Required work: From the listing below, pick out each line with the word "hipMemcpyAsync".

Supplied data:
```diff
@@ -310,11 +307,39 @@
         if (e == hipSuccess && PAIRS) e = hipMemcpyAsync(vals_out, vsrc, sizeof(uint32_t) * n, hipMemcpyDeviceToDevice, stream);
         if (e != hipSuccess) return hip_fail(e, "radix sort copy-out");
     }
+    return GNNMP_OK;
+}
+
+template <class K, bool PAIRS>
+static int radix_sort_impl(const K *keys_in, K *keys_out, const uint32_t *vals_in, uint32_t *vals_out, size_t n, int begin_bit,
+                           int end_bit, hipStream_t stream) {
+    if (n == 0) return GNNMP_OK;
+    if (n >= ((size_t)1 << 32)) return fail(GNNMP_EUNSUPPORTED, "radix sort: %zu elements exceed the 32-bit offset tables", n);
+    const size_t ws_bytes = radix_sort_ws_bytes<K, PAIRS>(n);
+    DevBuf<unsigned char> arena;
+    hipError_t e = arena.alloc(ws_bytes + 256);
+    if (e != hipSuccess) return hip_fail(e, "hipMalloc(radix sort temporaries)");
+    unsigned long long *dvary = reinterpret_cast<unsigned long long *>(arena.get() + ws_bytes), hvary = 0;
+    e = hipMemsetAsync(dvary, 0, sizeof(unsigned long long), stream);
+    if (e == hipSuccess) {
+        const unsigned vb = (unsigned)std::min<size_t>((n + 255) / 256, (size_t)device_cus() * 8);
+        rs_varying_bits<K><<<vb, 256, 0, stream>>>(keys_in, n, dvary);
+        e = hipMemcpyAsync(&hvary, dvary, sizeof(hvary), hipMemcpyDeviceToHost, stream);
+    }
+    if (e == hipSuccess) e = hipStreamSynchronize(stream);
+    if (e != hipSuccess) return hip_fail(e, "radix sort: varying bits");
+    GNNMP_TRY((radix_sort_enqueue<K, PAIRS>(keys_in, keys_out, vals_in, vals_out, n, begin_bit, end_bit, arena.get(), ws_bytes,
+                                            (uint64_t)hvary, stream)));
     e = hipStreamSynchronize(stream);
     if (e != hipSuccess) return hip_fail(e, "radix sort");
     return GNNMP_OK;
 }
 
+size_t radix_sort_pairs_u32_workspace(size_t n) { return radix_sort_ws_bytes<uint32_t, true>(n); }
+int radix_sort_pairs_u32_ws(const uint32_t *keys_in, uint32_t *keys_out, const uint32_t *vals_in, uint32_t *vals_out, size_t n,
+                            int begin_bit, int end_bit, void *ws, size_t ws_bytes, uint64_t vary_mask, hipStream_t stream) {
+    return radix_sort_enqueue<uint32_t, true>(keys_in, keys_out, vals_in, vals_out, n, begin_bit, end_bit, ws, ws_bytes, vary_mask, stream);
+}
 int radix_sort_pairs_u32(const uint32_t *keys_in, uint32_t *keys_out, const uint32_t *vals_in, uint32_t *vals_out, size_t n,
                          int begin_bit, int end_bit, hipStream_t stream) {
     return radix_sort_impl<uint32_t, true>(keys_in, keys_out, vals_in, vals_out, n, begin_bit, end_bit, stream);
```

Your response:
         if (e == hipSuccess && PAIRS) e = hipMemcpyAsync(vals_out, vsrc, sizeof(uint32_t) * n, hipMemcpyDeviceToDevice, stream);
+        e = hipMemcpyAsync(&hvary, dvary, sizeof(hvary), hipMemcpyDeviceToHost, stream);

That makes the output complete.